I have some expertise in this area[1] so I would like to provide some additional information for future readers of this thread - specifically on rsync snapshots, rsnapshot, duplicity, attic and borg.
The simplest thing to do is to rsync from one system to another. Very simple, but the problem is it's just a "dumb mirror" - there is no history, no versions in the past (snapshots in time) and every day you do your rsync, you risk clobbering old data that you won't realize you need until tomorrow.
So the next thing to do is graduate to "rsync snapshots" - sometimes known as "hard link snapshots". The originator of this method was Mike Rubel[2]. What you are doing here is making a
hard links only copy of yesterdays backup (which means it takes up no space, since it's just hard links) and then doing your "dumb rsync". Any files that changed will break the hard links and your snapshot from yesterday will take up as much space on disk as (the total size of all files that changed since yesterday). It's very simple, very elegant, and requires no software support or requirements on the remote end - as long as you can ssh to the server and run rsync/cp/rm it will work.
Next step is to stop writing the (very simple) rsync snapshot scripts and let rsnapshot do it for you. We've never recommended this, since the rsync snapshot script is so simple, and rsnapshot requires that you put it on the server side ... so it's not as lightweight or universal. As far as we know, it's terrific, bulletproof software.
(Here is a good spot to point out that Apples "Time Machine" backup tool is nothing but rsync and hard link snapshots - that's all it is. Super simple, super basic - so you and a lot of people you know may have been using rsync snapshots for years without even knowing it)
There's one problem with these methods and that is the resulting, remote backups are not encrypted. Your provider, or host (rsync.net, for instance) can theoretically see your data. If this is a problem, you need something other than rsync.
The answer to this problem since 2006 or so has been duplicity.[3] duplicity is wonderful software, has a long history of stable, well organized development, and we have even contributed funds toward its development in the past. The problem with duplicity is that, due to some design constraints that I am not going to go into, every month or two or three you're going to have to re-upload your entire dataset again. The whole thing. That might not matter to you (small datasets) or it might be a deal killer (multi terabytes over WAN).
So now we come to attic and borg - borg being a more recently and more actively developed fork of attic. attic/borg give you all the network efficiency of rsync (changes only updates over network) and all of the remote-side encryption and variable retention of duplicity (and rdiff-backup) but without any of the gotchas of duplicity. Some folks refer to attic/borg as "the holy grail of network backups"[4].
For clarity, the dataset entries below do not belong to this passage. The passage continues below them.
def load():
    global _LIB
    if _LIB is not None:
        return _LIB
    path = lib_path()
    if not os.path.exists(path):
        raise FacError(f"{path} not found: build it with `python -m facodec_b200.build` "
                       "(needs nvcc; there is no CPU fallback)")
    L = ctypes.CDLL(path)
    vp, i32, i64p, fp = _c.c_void_p, _c.c_int, _c.c_void_p, _c.c_void_p
    sigs = {
        "fac_abi_version": ([], i32),
        "fac_create": ([_c.POINTER(vp), i32], i32),
        "fac_destroy": ([vp], i32),
        "fac_last_error": ([vp], _c.c_char_p),
        "fac_load_tensor": ([vp, i32, _c.c_char_p, fp, _c.POINTER(_c.c_int64), i32], i32),
        "fac_finalize": ([vp], i32),
        "fac_encode": ([vp, fp, i32, i32, fp, vp], i32),
        "fac_encode_frames": ([i32], i32),
        "fac_quantize": ([vp, fp, fp, i32, i32, i32, i32, fp, i32, i64p, fp, fp, fp, fp, fp, fp, i64p, i64p, i64p, vp], i32),
        "fac_decode": ([vp, fp, i32, i32, fp, vp], i32),
        "fac_codec_forward": ([vp, fp, i32, i32, i32, fp, i64p, i64p, i64p, fp, vp], i32),
        "fac_codec_forward_host": ([vp, fp, i32, i32, i32, fp, i64p, i64p, i64p, vp], i32),
        "fac_codec_encode": ([vp, fp, i32, i32, i32, i64p, i64p, i64p, fp, vp], i32),
        "fac_dequantize": ([vp, i64p, i64p, i32, i64p, i32, fp, i32, i32, fp, fp, fp, fp, vp], i32),
        "fac_codes_decode": ([vp, i64p, i64p, i32, i64p, i32, fp, i32, i32, fp, vp], i32),
        "fac_redecode": ([vp, i64p, i64p, i32, fp, i32, i32, i32, i32, i32, fp, vp], i32),
        "fac_redecoder_decode": ([vp, fp, i32, i32, fp, vp], i32),
        "fac_voice_convert": ([vp, i64p, i64p, i32, fp, i32, i32, i32, i32, i32, fp, vp], i32),
        "fac_dataset_mel": ([vp, fp, i32, i32, fp, vp], i32),
        "fac_head_begin": ([vp], i32),
        "fac_head_tensor": ([vp, i32, _c.c_char_p, fp, _c.POINTER(_c.c_int64), i32], i32),
        "fac_head_finalize": ([vp, i32, i32, i32, i32, i32], i32),
        "fac_head_forward": ([vp, i32, fp, i32, i32, _c.POINTER(vp), vp], i32),
        "fac_rvq_create": ([vp, i32] + [_c.POINTER(vp)] * 5, i32),
        "fac_rvq_destroy": ([vp, i32], i32),
        "fac_stream_begin": ([vp, i32], i32),
        "fac_stream_encode": ([vp, i32, fp, i32, fp, vp], i32),
        "fac_stream_decode": ([vp, i32, fp, i32, fp, vp], i32),
        "fac_stream_decode_codes": ([vp, i32, i64p, i64p, i32, i64p, i32, fp, i32, fp, vp], i32),
        "fac_stream_encode_codes": ([vp, i32, fp, i32, i32, i64p, i64p, i64p, vp], i32),
        "fac_stream_finish_codes": ([vp, i32, i64p, i64p, i64p, fp, vp], i32),
        "fac_stream_end": ([vp, i32], i32),
        "fac_spectral_loss": ([vp, fp, fp, i32, i32, i32, i32, _c.POINTER(_c.c_int), _c.POINTER(_c.c_int), fp, fp,
                               _c.c_float, _c.c_float, _c.c_float, _c.c_float, fp, vp], i32),
        "fac_l1_loss": ([vp, fp, fp, _c.c_longlong, fp, vp], i32),
        "fac_add3": ([vp, fp, fp, fp, _c.c_longlong, fp, vp], i32),
        "fac_reconstruction_loss": ([vp, fp, fp, i32, i32, fp, fp, vp], i32),
        "fac_rvq_forward": ([vp, i32, fp, i32, i32, i32, fp, i64p, fp, vp], i32),
        "fac_alias_free_act": ([vp, fp, i32, i32, i32, i32, fp, fp, fp, vp], i32),
        "fac_debug_conv": ([vp, fp, fp, fp] + [i32] * 10 + [fp, fp, i32, fp, fp, i32, vp], i32),
        "fac_debug_conv_tc": ([vp, fp, fp, fp] + [i32] * 10 + [fp, fp, i32, fp, fp, i32, i32, vp], i32),
        "fac_debug_resunit": ([vp, fp, fp, fp, fp, fp, fp, fp, i32, i32, i32, i32, i32, fp, vp], i32),
        "fac_debug_tc_phase_clocks": ([vp, _c.POINTER(_c.c_longlong)], i32),
        "fac_debug_tc_producer_clocks": ([vp, _c.POINTER(_c.c_longlong)], i32),
        "fac_debug_tc_trace": ([vp, _c.POINTER(_c.c_longlong)], i32),
        "fac_debug_lstm_pack": ([fp, i32, i32, fp, _c.c_longlong, _c.POINTER(_c.c_int)], _c.c_longlong),
        "fac_debug_convtr_pack": ([fp, i32, i32, i32, i32, fp, _c.c_longlong], _c.c_longlong),
        "fac_debug_pad_map": ([i32, i32, i32, i32, _c.POINTER(_c.c_int), i32], i32),
        "fac_debug_tc_plan": ([i32] * 8 + [_c.POINTER(_c.c_int)], i32),
        "fac_debug_tc_pack": ([fp, i32, i32, i32, i32, i32, fp, _c.c_longlong], _c.c_longlong),
        "fac_debug_lstm_phase_clocks": ([vp, _c.POINTER(_c.c_longlong)], i32),
        "fac_set_option": ([vp, _c.c_char_p, i32], i32),
        "fac_debug_slstm": ([vp, fp, _c.POINTER(vp), i32, i32, i32, fp, vp], i32),
        "fac_debug_fa_quantize": ([vp, fp, fp, _c.POINTER(vp), fp, i32, i32, i32, i32, i32, fp, fp, fp, fp, i64p, i64p, i64p,
                                   fp, fp, vp], i32),
        "fac_debug_attention": ([vp, fp, fp, fp, fp, i32, i32, i32, _c.c_void_p, i32, vp], i32),
        "fac_debug_tap": ([vp, _c.c_char_p, fp, _c.c_size_t], i32),
        "fac_profile_enable": ([vp, i32], i32),
        "fac_profile_reset": ([vp], i32),
        "fac_profile_get": ([vp, _c.c_char_p, _c.POINTER(_c.c_double), _c.POINTER(_c.c_double),
                             _c.POINTER(_c.c_double), _c.POINTER(_c.c_longlong)], i32),
        "fac_profile_dump": ([vp, _c.c_char_p, _c.c_size_t], _c.c_size_t),
        "fac_workspace_bytes": ([vp], _c.c_size_t),
        "fac_last_launch_count": ([vp], i32),
    }
    for name, (args, res) in sigs.items():
        fn = getattr(L, name)
        fn.argtypes = args
        fn.restype = res
    _LIB = L
    return L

We[5] are the only remote backup / cloud storage provider with support for attic and borg[6]. However, we are
also the only provider running a ZFS based platform[7] on the remote end. This means two things: If you
don't require remotely encrypted backups, you can just do a "dumb rsync" to us, completely neglecting any kind of retention, and we will do ZFS snapshots of your data on the server side. It's like having Apples time machine in the cloud. OR, IF YOU DO require remotely encrypted backups, you can just point attic or borg at us and solve the problem that way. Either way, you're getting the one thing nobody else will give you - a plain old unix filesystem, in the cloud, that you can do whatever you want with.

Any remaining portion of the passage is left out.